If you have one or more credit cards you rarely or infrequently use, there likely won't be a penalty fee or immediate ding to your credit score. However, a card issuer may choose to deactivate an inactive account eventually and in such a case, your credit score could take a hit.

Which age group has the most credit card debt? ›

But one generation carries the most, on average: Gen X. The average credit card balance for Gen Xers, defined at those between the ages of 43 and 58, rose to $9,123 in the third quarter of 2023, according to Experian's latest available data. That marks the highest average credit card balance of any generational cohort.

Why are credit card delinquencies rising? ›

Since the economy reopened in 2022 and consumption was very strong in 2022 and 2023, credit card balances increased again, resulting in a rise in the share of maxed-out borrowers and their balances. These shares remain slightly lower than the pre-pandemic level but are edging back up.

Are Americans racking up credit card debt? ›

Americans are racking up credit card debt as they struggle to keep up with the cost of living, and experts say those who earn the least are the hardest hit. Total credit card balances rose 5.8% from a year ago, to $1.14 trillion, according to a recent New York Fed report.

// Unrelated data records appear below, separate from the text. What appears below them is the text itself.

# yaki-toki/5G-NR-RandomAccess

Measured on AMD Instinct MI355X. Metric: UE-subframe updates/sec at nUE=100k Beta; bit-exact success-ratio vs ref, higher is better.
Workload: dtype int32

## Files before the change

### 5g-nr-randomaccess_amd/csrc/prach_device.h

```cpp
#pragma once
#include <hip/hip_runtime.h>
#include <stdint.h>
#include "../../include/prach.h"

namespace prach {

constexpr unsigned PK_ACT_SHIFT = 0, PK_CONN_SHIFT = 2, PK_PRE_SHIFT = 4, PK_RAR_SHIFT = 12, PK_MRC_SHIFT = 20,
                   PK_PEND_SHIFT = 28;
constexpr int ACT_IDLE = 0;
constexpr int ACT_DONE = 1;
constexpr int ACT_M1 = 2;
constexpr int ACT_M3 = 3;

constexpr int PEND_NONE = 0, PEND_STAY = 1, PEND_CALLER = 2, PEND_RESET = 3, PEND_PASSIVE = 4, PEND_RJOIN = 5;
constexpr unsigned PK_GRANT_BIT = 0x80000000u;
constexpr int EV_CALLER = 1, EV_RESETCAND = 2, EV_PASSIVE = 3, EV_RJOIN = 4;

struct alignas(16) Event {
    int idx;
    int info;
    int le;
    int pad;
};

// ... 73 lines not shown
size_t trial_kernel_lds_bytes(int nP);
hipError_t launch_trial_kernel(const TrialDev *params, int ntrials, int rng_mode, int maxP, hipStream_t stream);
size_t cluster_kernel_lds_bytes(int nP, bool glibc, int lslots);
constexpr int CLUSTER_REC_G16 = 0, CLUSTER_REC_H8 = 1, CLUSTER_REC_L16 = 2;
constexpr int CLUSTER_EVW = 512;
constexpr int CLUSTER_REC_LFAST = 3;
size_t lcluster_kernel_lds_bytes(int lslots, bool glibc = false, int groups = 0);
int lcluster_group_capacity(int groups);
int lcluster_max_groups_glibc();
int lcluster_max_preambles();
hipError_t launch_lcluster_kernel(const TrialDev *params, int ntrials, int G, int lslots, int xpack, bool glibc, int groups, hipStream_t stream);
constexpr int CLUSTER_LQCAP = 4096;
constexpr size_t CLUSTER_LDS_LIMIT = 160 * 1024;
hipError_t launch_cluster_kernel(const TrialDev *params, int ntrials, int G, int maxP, int rng_mode, int rec_mode, int lslots, int xpack, hipStream_t stream);
int cluster_kernel_blocks_per_cu(int maxP, int rng_mode, int rec_mode, int lslots);
constexpr int CLUSTER_REC_BATCH = 4;
size_t batch_kernel_lds_bytes(int waves, bool glibc = false);
int batch_max_preambles();
int batch_max_rar_window();
int batch_max_subframes();
int batch_max_groups(bool glibc = false);
int batch_max_rar_window_two_per_cu();
int batch_chunk_bytes();
int batch_calendar_slots(int backoff, int accessTime, int maxRarWindow);
int batch_max_calendar_slots();
hipError_t launch_batch_kernel(const TrialDev *params, int ntrials, int waves, bool glibc, hipStream_t stream);
constexpr int STREAM_CHUNK = 31 * 2048;
hipError_t launch_glibc_stream(const unsigned *seeds, int *out, unsigned long long n, hipStream_t stream);
struct StreamJob { const unsigned *seeds; int *out; unsigned long long n; };
hipError_t launch_glibc_stream_jobs(const StreamJob *jobs, int njobs, unsigned long long max_n, hipStream_t stream);
extern "C" void prach_internal_glibc_seeds(uint32_t seed, uint64_t first, uint64_t nchunks, uint64_t chunk, uint32_t *out);
constexpr int CLUSTER_GLIBC_MAX_UE = 4096 * 64;
constexpr int CLUSTER_MAX_G = 64;
size_t noma_kernel_lds_bytes(int nP);
hipError_t launch_noma_kernel(const TrialDev *params, int ntrials, int G, int maxP, int xpack, hipStream_t stream);
int noma_kernel_blocks_per_cu(int maxP);
constexpr int NOMA_ACT_FLAG_CAP = 8192;
constexpr int NOMA_AMBIGUOUS = 77;
hipError_t launch_noma_activation(const TrialDev *params, int ntrials, int maxUE, unsigned *flags, hipStream_t stream);
constexpr int NOMA_GLIBC_AMBIGUOUS_RC = -1077;
int run_noma_glibc_trial(hipStream_t stream, const prach_cfg &c, const int32_t *hstream, unsigned long long len, prach_result *res, prach_ue_log *logs,
                         double *kernel_ms);
int run_noma_glibc_batch(hipStream_t stream, const prach_cfg *const *cfgs, int n, const unsigned long long *lens, prach_result *const *res, prach_ue_log *const *logs,
                         double *kernel_ms, int *rcs);

}
```

### 5g-nr-randomaccess_amd/csrc/prach_device_fn.h

```cpp
#pragma once
#include "prach_device.h"

#define PRACH_HD __host__ __device__ __forceinline__

namespace prach {

PRACH_HD int slot_align(int sub, int aT) {
    const int m = sub % aT;
    return m == 0 ? sub + 1 : (m == 1 ? sub : sub + (aT - m + 1));
}
struct FastMod { unsigned d, M; };
PRACH_HD unsigned mulhi32(const unsigned a, const unsigned b) { return (unsigned)(((unsigned long long)a * b) >> 32); }
PRACH_HD FastMod make_fastmod(int d) {
    FastMod f;
    f.d = (unsigned)d;
    f.M = d > 1 ? (unsigned)(0x100000000ull / (unsigned long long)d) : (d == 1 ? 0xFFFFFFFFu : 0u);
    return f;
}
PRACH_HD int fastmod(int x, const FastMod f) {
    if (f.d == 1u) return 0;
    const unsigned q = mulhi32((unsigned)x, f.M);
    const unsigned r = (unsigned)x - q * f.d;
    return (int)(r >= f.d ? r - f.d : r);
}
// ... 113 lines not shown
          n_lgain((const PRACH_G double *)d.n_lgain), n_nd0((const PRACH_G unsigned *)d.n_nd0), n_devact(d.n_devact), flags(d.flags), sector((PRACH_G int *)d.sector) {}
};

__device__ __forceinline__ int4 load_rec(const PRACH_G v4i_t *p) {
    const v4i_t v = __builtin_nontemporal_load(p);
    return make_int4(v.x, v.y, v.z, v.w);
}
__device__ __forceinline__ int4 load_rec_plain(const PRACH_G v4i_t *p) {
    const v4i_t v = *p;
    return make_int4(v.x, v.y, v.z, v.w);
}
__device__ __forceinline__ void store_rec(PRACH_G v4i_t *p, const int4 r) {
    v4i_t v;
    v.x = r.x; v.y = r.y; v.z = r.z; v.w = r.w;
    *p = v;
}
__device__ __forceinline__ void grant_rec(PRACH_G v4i_t *p) {
    __hip_atomic_fetch_or(reinterpret_cast<PRACH_G unsigned *>(p) + 3, PK_GRANT_BIT, __ATOMIC_RELAXED, __HIP_MEMORY_SCOPE_AGENT);
}
__device__ __forceinline__ void store_i2(PRACH_G v2i_t *p, const int a, const int b) {
    v2i_t v;
    v.x = a; v.y = b;
    *p = v;
}
__device__ __forceinline__ void store_log(PRACH_G v4i_t *logs, const int i, const prach_ue_log &o) {
    const int *w = reinterpret_cast<const int *>(&o);
#pragma unroll
    for (int k = 0; k < 4; k++) {
        v4i_t v;
        v.x = w[4 * k]; v.y = w[4 * k + 1]; v.z = w[4 * k + 2]; v.w = w[4 * k + 3];
        logs[(size_t)i * 4 + k] = v;
    }
}
struct PassMasks { unsigned long long light, quiet, done, trig; };
template <bool SPEC>
__device__ __forceinline__ PassMasks pass_masks(const unsigned pk, const int rx, const int rz, const int t, const unsigned rarlim, const bool front,
                                                const int i, const int acNow, const int acPrev, const int nUE) {
    typedef unsigned long long u64;
    const unsigned top = pk & 0xF0000000u;
    const u64 mM1 = __ballot((pk & 3u) == (unsigned)ACT_M1), mPre = __ballot((pk & (0xffu << PK_PRE_SHIFT)) != 0u);
    const u64 mBo = __ballot(rz <= t);
    const u64 mTrig = __ballot(rx == t);
    const u64 mPg0 = __ballot(pk < (1u << PK_PEND_SHIFT)), mAct2 = __ballot((pk & 2u) != 0u);
    u64 mDone = __ballot((pk & 3u) == (unsigned)ACT_DONE);
    const u64 mCont = mM1 & mPre & mBo;
    const unsigned age = top == ((unsigned)PEND_STAY << PK_PEND_SHIFT) ? (unsigned)(t - 1 - rx) : 0u;
    const unsigned rarnow = (pk & (0xffu << PK_RAR_SHIFT)) + (age << PK_RAR_SHIFT);
    u64 mLight = __ballot(pk < (3u << PK_PEND_SHIFT)) & mCont & __ballot(rarnow < rarlim);
    if (SPEC) mLight &= ~__ballot(top == ((unsigned)PEND_CALLER << PK_PEND_SHIFT));
    u64 mQuiet = mPg0 & (~mAct2 | (~mCont & ~mTrig & ~(mM1 & ~mPre)));
    if (front) {
        const u64 mValid = __ballot(i < acNow), mOld = __ballot(i < acPrev);
        mLight &= mOld;
        mQuiet = ~mValid | (mOld & mQuiet);
        mDone = (mValid & mDone) | __ballot(i >= nUE);
    }
    return PassMasks{mLight, mQuiet, mDone, mTrig};
}
__device__ __forceinline__ bool light_case(const unsigned pk, const int rx, const int rz, const int t, const unsigned rarlim) {
    const unsigned pg = pk >> PK_PEND_SHIFT;
    const bool contend = (pk & 3u) == (unsigned)ACT_M1 && (pk & (0xffu << PK_PRE_SHIFT)) != 0u && rz <= t;
    const int age = pg == (unsigned)PEND_STAY ? t - 1 - rx : 0;
    const unsigned rarnow = (pk & (0xffu << PK_RAR_SHIFT)) + ((unsigned)age << PK_RAR_SHIFT);
    return pg < 3u && contend && rarnow < rarlim;
}
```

Are delinquencies on the rise? ›

Silvio Tavares, CEO of VantageScore, a credit score modeling and analytics company, said that delinquencies have now exceeded their pre-pandemic levels, and that renters are especially vulnerable to falling behind. “Younger and less affluent people are experiencing challenges,” he said.

What is the current credit card delinquency rate? ›

Credit Card and Auto Loan Delinquencies Continue Rising; Notably Among Younger Borrowers
Category 1Q4 2022Q4 2023
Home Equity Line Of Credit0.51%0.45%
Student Loan Debt1.02%0.79%
Auto Loan Debt2.22%2.66%
Credit Card Debt4.01%6.36%
3 more rows
Feb 6, 2024

Is credit card debt soaring? ›

That's $27 billion more than the $1.13 trillion in credit card debt they carried during the second quarter of 2024. The high tally comes amid concerns of an economic downturn triggered by modestly rising unemployment, and as soaring costs in food, housing and auto rates continue to drain household budgets.

Is credit card theft on the rise? ›

Global card losses attributed to fraud reached $33 billion in 2022, according to payments industry research company Nilson Report, with the U.S. market representing roughly 40% of losses. It has forecast a persistent threat that could reach nearly $400 billion in card fraud in the decade to 2032.